— Task prompt —
Across the entries below, how many lines contain the string "default"? Only the number is wanted.

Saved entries
___

diff --git a/eilev_amd/csrc/gemm.hip b/eilev_amd/csrc/gemm.hip
--- a/eilev_amd/csrc/gemm.hip
+++ b/eilev_amd/csrc/gemm.hip
@@ -90,13 +90,23 @@
 bool ln_fold(const GemmArgs &g) { return g.ln_rows != nullptr || g.stat_out != nullptr; }
 bool skinny_dma_ok(const GemmArgs &g) { return g.K % 256 == 0 && (!(g.dbg & DBG_GEMM_SKINNY_NO_DMA) || g.W8); }
 bool skinny_takes(const GemmArgs &g) { return (g.M <= 16 || (g.M <= 32 && skinny_dma_ok(g))) && g.patch_group == 0 && !ln_fold(g); }
+GemmArgs route_shape(const GemmArgs &g) {
+    GemmArgs r = g;
+    if (g.route_m > 0) r.M = g.route_m;
+    return r;
+}
+bool route_ok(const GemmArgs &g) {
+    return g.route_m == 0 || (g.route_m > 32 && g.M <= g.route_m && !g.out_f32 && !g.patch_group && !ln_fold(g) && !g.W8 && !g.A8 && !g.wscale &&
+                              !g.hm_tok && !g.kv_k && !g.a_frag && !g.c_frag && !g.ln_frag && fits_offset(g.M, g.lda));
+}
 
 int check_args(const GemmArgs &g) {
     if (!g.A || !g.W || !g.C || g.N <= 0 || g.K <= 0) return EILEV_E_BADARG;
     if ((g.K & 7) || (g.lda & 7) || (g.ldw & 7) || ((uintptr_t)g.A & 15) || ((uintptr_t)g.W & 15)) return EILEV_E_UNSUPPORTED;
     if (g.hm_tok && (!hm_takes(g) || !fits_offset(g.M, g.lda))) return EILEV_E_UNSUPPORTED;
+    if (!route_ok(g)) return EILEV_E_UNSUPPORTED;
     if (ln_fold(g) && (g.W8 || g.wscale || g.out_f32 || g.patch_group || g.scale_cols || g.K % BK || !fits_offset(g.N, g.ldw))) return EILEV_E_UNSUPPORTED;
-    const bool skinny = skinny_takes(g);
+    const bool skinny = skinny_takes(route_shape(g));
     if ((g.a_frag || g.c_frag || g.ln_frag) && !skinny) return EILEV_E_UNSUPPORTED;
     if (!skinny && !g.out_f32 && ((g.ldc & 7) || (g.N & 3) || ((uintptr_t)g.C & 15) || (g.resid && ((g.ldr & 7) || ((uintptr_t)g.resid & 15))) ||
                                    (g.bias && ((uintptr_t)g.bias & 7))))
@@ -261,10 +271,12 @@
 
 bool t64x128_takes(const GemmArgs &g) { return ceil_div64(g.M, 128) * ceil_div64(g.N, 128) < 96 && g.M > 64; }
 
-int launch_wide(const GemmArgs &g, hipStream_t s) {
+enum WideRoute : int { WIDE_W6, WIDE_PP4, WIDE_256x256, WIDE_256x128_1S, WIDE_256x128, WIDE_SPLIT_K, WIDE_64x128, WIDE_128x128 };
+WideRoute wide_route(const GemmArgs &g) {
+    const GemmArgs r = route_shape(g);
     const int force = (g.dbg >> DBG_GEMM_FORCE_SHIFT) & 15;
     const bool no_dma = g.dbg & DBG_GEMM_NO_DMA;
-    int cfg = tile_cfg(g);
+    int cfg = tile_cfg(r);
     bool promoted = false;
     if (cfg == CFG_256x128_1S && g.K % BK == 0 && !(g.dbg & DBG_GEMM_NO_WIDE)) cfg = CFG_256x256, promoted = true;
     if (cfg == CFG_256x128 && w6_ok(g) && force == FORCE_NONE && !(g.dbg & (DBG_GEMM_NO_WIDE | DBG_GEMM_NO_W6 | DBG_GEMM_NO_DMA))) cfg = CFG_256x256, promoted = true;
@@ -272,20 +284,43 @@
     if (force == FORCE_64x128 || force == FORCE_128x128 || force == FORCE_SPLIT_K) cfg = CFG_128x128;
     else if (force >= CFG_256x256 && force <= CFG_128x128) cfg = force;
 
-    if (w6_ok(g) && (force == FORCE_W6 || (force == FORCE_NONE && cfg == CFG_256x256 && w6_pick(g) && !(g.dbg & (DBG_GEMM_NO_W6 | DBG_GEMM_NO_DMA)))))
-        return launch_w6(g, s);
+    if (w6_ok(g) && (force == FORCE_W6 || (force == FORCE_NONE && cfg == CFG_256x256 && w6_pick(r) && !(g.dbg & (DBG_GEMM_NO_W6 | DBG_GEMM_NO_DMA)))))
+        return WIDE_W6;
     switch (cfg) {
         case CFG_256x256:
             if (!(promoted && (g.dbg & DBG_GEMM_WIDE_TILED)) && (force == FORCE_NONE || force == FORCE_PP4) && !no_dma && g.K % BK == 0 && fits_offset(g.N, g.ldw))
-                return launch_pp4(g, s);
-            return launch_tiled<256, 256, 2, 4, 2, 2>(g, s);
-        case CFG_256x128_1S: return launch_tiled<256, 128, 4, 2, 1, 4, 1>(g, s);
-        case CFG_256x128: return launch_tiled<256, 128, 4, 2, 2, 2>(g, s);
+                return WIDE_PP4;
+            return WIDE_256x256;
+        case CFG_256x128_1S: return WIDE_256x128_1S;
+        case CFG_256x128: return WIDE_256x128;
         default:
-            if (split_k_takes(g) && (force == FORCE_NONE || force == FORCE_SPLIT_K) && !no_dma) return launch_split_k(g, s);
-            if ((force == FORCE_64x128 || (force == FORCE_NONE && t64x128_takes(g))) && g.M > 64 && !no_dma) return launch_tiled<64, 128, 1, 2, 2, 3>(g, s);
-            return launch_tiled<128, 128, 2, 2, 2, 2>(g, s);
-    }
+            if (split_k_takes(g) && (force == FORCE_NONE || force == FORCE_SPLIT_K) && !no_dma) return WIDE_SPLIT_K;
+            if ((force == FORCE_64x128 || (force == FORCE_NONE && t64x128_takes(r))) && r.M > 64 && !no_dma) return WIDE_64x128;
+            return WIDE_128x128;
+    }
+}
+int launch_wide(const GemmArgs &g, hipStream_t s) {
+    switch (wide_route(g)) {
+        case WIDE_W6: return launch_w6(g, s);
+        case WIDE_PP4: return launch_pp4(g, s);
+        case WIDE_256x256: return launch_tiled<256, 256, 2, 4, 2, 2>(g, s);
+        case WIDE_256x128_1S: return launch_tiled<256, 128, 4, 2, 1, 4, 1>(g, s);
+        case WIDE_256x128: return launch_tiled<256, 128, 4, 2, 2, 2>(g, s);
+        case WIDE_SPLIT_K: return launch_split_k(g, s);
+        case WIDE_64x128: return launch_tiled<64, 128, 1, 2, 2, 3>(g, s);
+        default: return launch_tiled<128, 128, 2, 2, 2, 2>(g, s);
+    }
+}
+
+bool kv_shape_ok(const GemmArgs &g) {
+    const int64_t D = g.N / 3, plane2 = (int64_t)g.kv_heads * g.kv_cap * g.kv_hd * 2;
+    return g.kv_k && g.kv_v && g.kv_seq >= 128 && g.kv_cap >= g.kv_seq && g.kv_heads > 0 && g.kv_hd > 0 && g.kv_hd % 8 == 0 && g.N % 3 == 0 &&
+           D == (int64_t)g.kv_heads * g.kv_hd && D % 64 == 0 && g.N % 256 == 0 && g.M % g.kv_seq == 0 && ((uintptr_t)g.kv_k & 15) == 0 &&
+           ((uintptr_t)g.kv_v & 15) == 0 && ((int64_t)g.M / g.kv_seq + 4) * plane2 < kOffsetLimit;
+}
+bool kv_takes(const GemmArgs &g) {
+    return kv_shape_ok(g) && !g.A8 && !g.W8 && !g.wscale && !ln_fold(g) && !g.hm_tok && !g.route_m && !g.resid && g.epi == 0 && !g.out_f32 &&
+           !skinny_takes(g) && !chunk_rows(g) && pp4_all_lean(g) && !a3_takes(g) && wide_route(g) == WIDE_PP4;
 }
 
 }
@@ -303,6 +338,11 @@
     return rows32_plan(g, (g.N + 15) / 16, skinny_n_cu(), a, ks, ksteps, grid_x);
 }
 
+bool gemm_kv_takes(const GemmArgs &g_in) {
+    const GemmArgs g = with_probes(g_in);
+    return g.M > 0 && check_args(g) == EILEV_OK && kv_takes(g);
+}
+
 extern "C" int eilev_stream_layout_pack(const void *w, int64_t n, int64_t k, void *out, void *stream) {
     if (!w || !out || w == out || n < 1 || k < 1) return EILEV_E_BADARG;
     if (n > 0x7fffffff || k > 0x7fffffff || n * k > 0x7fffffff0ll) return EILEV_E_UNSUPPORTED;
@@ -327,6 +367,7 @@
 static int launch_gemm_core(const GemmArgs &g_in, int prof_kind, hipStream_t s, bool *ln_done) {
     GemmArgs g = with_probes(g_in);
     if (g.M <= 0) return EILEV_OK;
+    if ((g.route_m || g.kv_k) && (g.A8 || g.W8)) return EILEV_E_UNSUPPORTED;
     if (g.A8) return launch_a8w8(g, prof_kind, s);
     if (g.W8) {
         const int rc = w8_check(g);
@@ -344,7 +385,8 @@
     }
     const int rc = check_args(g);
     if (rc != EILEV_OK) return rc;
-    if (skinny_takes(g)) return launch_skinny(g, s, ln_done);
+    if (g.kv_k && !kv_takes(g)) return EILEV_E_UNSUPPORTED;
+    if (skinny_takes(route_shape(g))) return launch_skinny(g, s, ln_done);
     if (const int64_t rows = chunk_rows(g)) return launch_row_chunks(g_in, rows, prof_kind, s);
     return profiled(ln_fold(g) ? launch_pp4 : launch_wide, g, prof_kind, s);
 }
diff --git a/eilev_amd/csrc/gemm_pp4.h b/eilev_amd/csrc/gemm_pp4.h
--- a/eilev_amd/csrc/gemm_pp4.h
+++ b/eilev_amd/csrc/gemm_pp4.h
@@ -300,6 +300,26 @@
                 rch = uniform_rsrc(reinterpret_cast<bf16 *>(g.C) + (int64_t)fw * TOK * g.N, (int)(unsigned)(left < 0xfffffff0ll ? left : 0xfffffff0ll));
             }
         }
+        constexpr bool KVI = LN == 0 && !RES && EPI == 0 && M16K == 2 && !A3 && !HTE && !F8;
+        bool kv = false;
+        unsigned kv_off = 0, kv_off_w = 0;
+        int kv_pos = 0, kv_str2 = 0;
+        if constexpr (KVI) {
+            const int n0 = cn0 + coff, D = g.N / 3;
+            if (g.kv_k != nullptr && n0 >= D) {
+                kv = true;
+                const int which = __builtin_amdgcn_readfirstlane(n0 >= 2 * D ? 1 : 0);
+                const int c = n0 - (1 + which) * D + schunk * 8;
+                const int head = c / g.kv_hd, dim = c - head * g.kv_hd;
+                const int m0 = r0 + srow, b0 = m0 / g.kv_seq;
+                const int sample = g.kv_heads * g.kv_cap * g.kv_hd;
+                kv_pos = m0 - b0 * g.kv_seq;
+                kv_str2 = __builtin_amdgcn_readfirstlane(g.kv_hd * 2);
+                kv_off = (unsigned)((b0 * sample + (head * g.kv_cap + kv_pos) * g.kv_hd + dim) * 2);
+                kv_off_w = kv_off + (unsigned)((sample - g.kv_seq * g.kv_hd) * 2);
+                rch = uniform_rsrc(which ? g.kv_v : g.kv_k, (g.M / g.kv_seq) * sample * 2);
+            }
+        }
         u32x4_t rv[4];
         auto res_load = [&](int u) {
 #pragma unroll
@@ -462,6 +482,15 @@
                             const int RO = U * 32 + (h2 * 2 + b) * 8;
                             const unsigned vo = hm_t + RO >= g.hm_tok ? hm_off_w : hm_off;
                             __builtin_amdgcn_raw_buffer_store_b128(__builtin_bit_cast(u32x4_t, erb[b]), rch, vo, RO * hm_str2, EILEV_HM_AUX);
+                        }
+                    }
+                } else if (kv) {
+                    if constexpr (KVI) {
+#pragma unroll
+                        for (int b = 0; b < 2; ++b) {
+                            const int RO = U * 32 + (h2 * 2 + b) * 8;
+                            const unsigned vo = (kv_pos + RO >= g.kv_seq ? kv_off_w : kv_off) + (unsigned)(RO * kv_str2);
+                            __builtin_amdgcn_raw_buffer_store_b128(__builtin_bit_cast(u32x4_t, erb[b]), rch, vo, 0, EILEV_ST_AUX);
                         }
                     }
                 } else {
diff --git a/eilev_amd/csrc/opt.hip b/eilev_amd/csrc/opt.hip
--- a/eilev_amd/csrc/opt.hip
+++ b/eilev_amd/csrc/opt.hip
@@ -55,7 +55,7 @@
 
 }
 
-int opt_qkv(const EilevDims *d, const EilevOptWeights *w, int l, const OptBufs &b, int64_t M, hipStream_t s, int a_frag) {
+int opt_qkv(const EilevDims *d, const EilevOptWeights *w, int l, const OptBufs &b, int64_t M, hipStream_t s, int a_frag, OptKvDest *kv) {
     const EilevOptLayer *L = &w->layers[l];
     const int D = d->t_hidden;
     const float scaling = 1.0f / sqrtf((float)(D / d->t_heads));
@@ -74,6 +74,11 @@
         if (i == 0) { g.scale = scaling; g.scale_cols = D; }
         if (fused && w->layers_stream && M > 16 && M <= 32) g.Wp = (const bf16 *)w->layers_stream[l].qkv_s;
         g.a_frag = a_frag;
+        if (kv && fused) {
+            GemmArgs gk = g;
+            gk.kv_k = kv->k; gk.kv_v = kv->v; gk.kv_seq = (int)kv->seq; gk.kv_cap = (int)kv->cap; gk.kv_heads = d->t_heads; gk.kv_hd = D / d->t_heads;
+            if (kv->seq <= 0x7fffffff && kv->cap <= 0x7fffffff && gemm_kv_takes(gk)) g = gk, kv->done = true;
+        }
         RC(launch_gemm(g, 5, s));
     }
     return EILEV_OK;
@@ -111,12 +116,16 @@
 }
 
 namespace {
+int g_prefill_passes = 1;
+int g_prefill_took = 0;
 int g_decode_frag = 1;
 }
 int g_decode_rows = 1;
 #ifdef EILEV_PROBES
 extern "C" int eilev_debug_decode_rows(int on) { g_decode_rows = on; return 0; }
 extern "C" int eilev_debug_decode_frag(int on) { g_decode_frag = on; return 0; }
+extern "C" int eilev_debug_prefill_passes(int on) { g_prefill_passes = on; return 0; }
+extern "C" int eilev_debug_prefill_took() { const int t = g_prefill_took; g_prefill_took = 0; return t; }
 #endif
 namespace {
 
@@ -238,8 +247,31 @@
     return launch_gemm(g, 5, s);
 }
 
+bf16 *opt_last_x(const OptBufs &b, int64_t batch, int D) { return b.qkv + batch * D; }
+bool opt_last_rows_usable(const EilevDims *d, const EilevOptWeights *w, int64_t batch, int64_t seq_len) {
+    const int64_t M = batch * seq_len;
+    return g_prefill_passes && !w->layers_w8 && seq_len > 1 && M > 32 && M * (int64_t)d->t_ffn * 2 < 0x7fff0000ll;
+}
+int opt_tail_last_rows(const EilevDims *d, const EilevOptWeights *w, int l, const OptBufs &b, int64_t batch, int64_t seq_len, hipStream_t s) {
+    const EilevOptLayer *L = &w->layers[l];
+    const int D = d->t_hidden, Ft = d->t_ffn;
+    const int64_t M = batch * seq_len, last = (seq_len - 1) * (int64_t)D, ld = seq_len * (int64_t)D;
+    bf16 *hc = b.qkv;
+    GemmArgs g = sk_gemm(b.scratch, b.att + last, ld, L->o_w, D, L->o_b, b.h + last, ld, hc, D, batch, D, D, 0);
+    g.ln_gamma = (const bf16 *)L->ln2_w; g.ln_beta = (const bf16 *)L->ln2_b; g.ln_out = b.x; g.ln_eps = d->t_eps;
+    g.route_m = (int)M;
+    RC(launch_gemm(g, 5, s));
+    g = sk_gemm(b.scratch, b.x, D, L->fc1_w, D, L->fc1_b, nullptr, 0, b.ffn, Ft, batch, Ft, D, 2);
+    g.route_m = (int)M;
+    RC(launch_gemm(g, 5, s));
+    g = sk_gemm(b.scratch, b.ffn, Ft, L->fc2_w, Ft, L->fc2_b, hc, D, hc, D, batch, D, Ft, 0);
+    g.route_m = (int)M;
+    RC(launch_gemm(g, 5, s));
+    return launch_layernorm(hc, D, (const bf16 *)w->final_ln_w, (const bf16 *)w->final_ln_b, opt_last_x(b, batch, D), D, batch, D, d->t_eps, s);
+}
+
 int opt_blocks(const EilevDims *d, const EilevOptWeights *w, const OptBufs &b, const void *inputs_embeds, const int32_t *attn_mask, int64_t batch,
-               int64_t rows, int64_t past_len, bool from_cache, void *kv_cache, int64_t kv_capacity, void *hidden, hipStream_t s) {
+               int64_t rows, int64_t past_len, bool from_cache, void *kv_cache, int64_t kv_capacity, void *hidden, bool last_rows, hipStream_t s) {
     const int D = d->t_hidden, H = d->t_heads, hd = D / H;
     const int64_t M = batch * rows, total = past_len + rows;
     RC(launch_pos_embed((const bf16 *)inputs_embeds, (const bf16 *)w->embed_positions, attn_mask, b.pid, b.h, (int)batch, (int)total, D,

___

— Solution to the problem —
2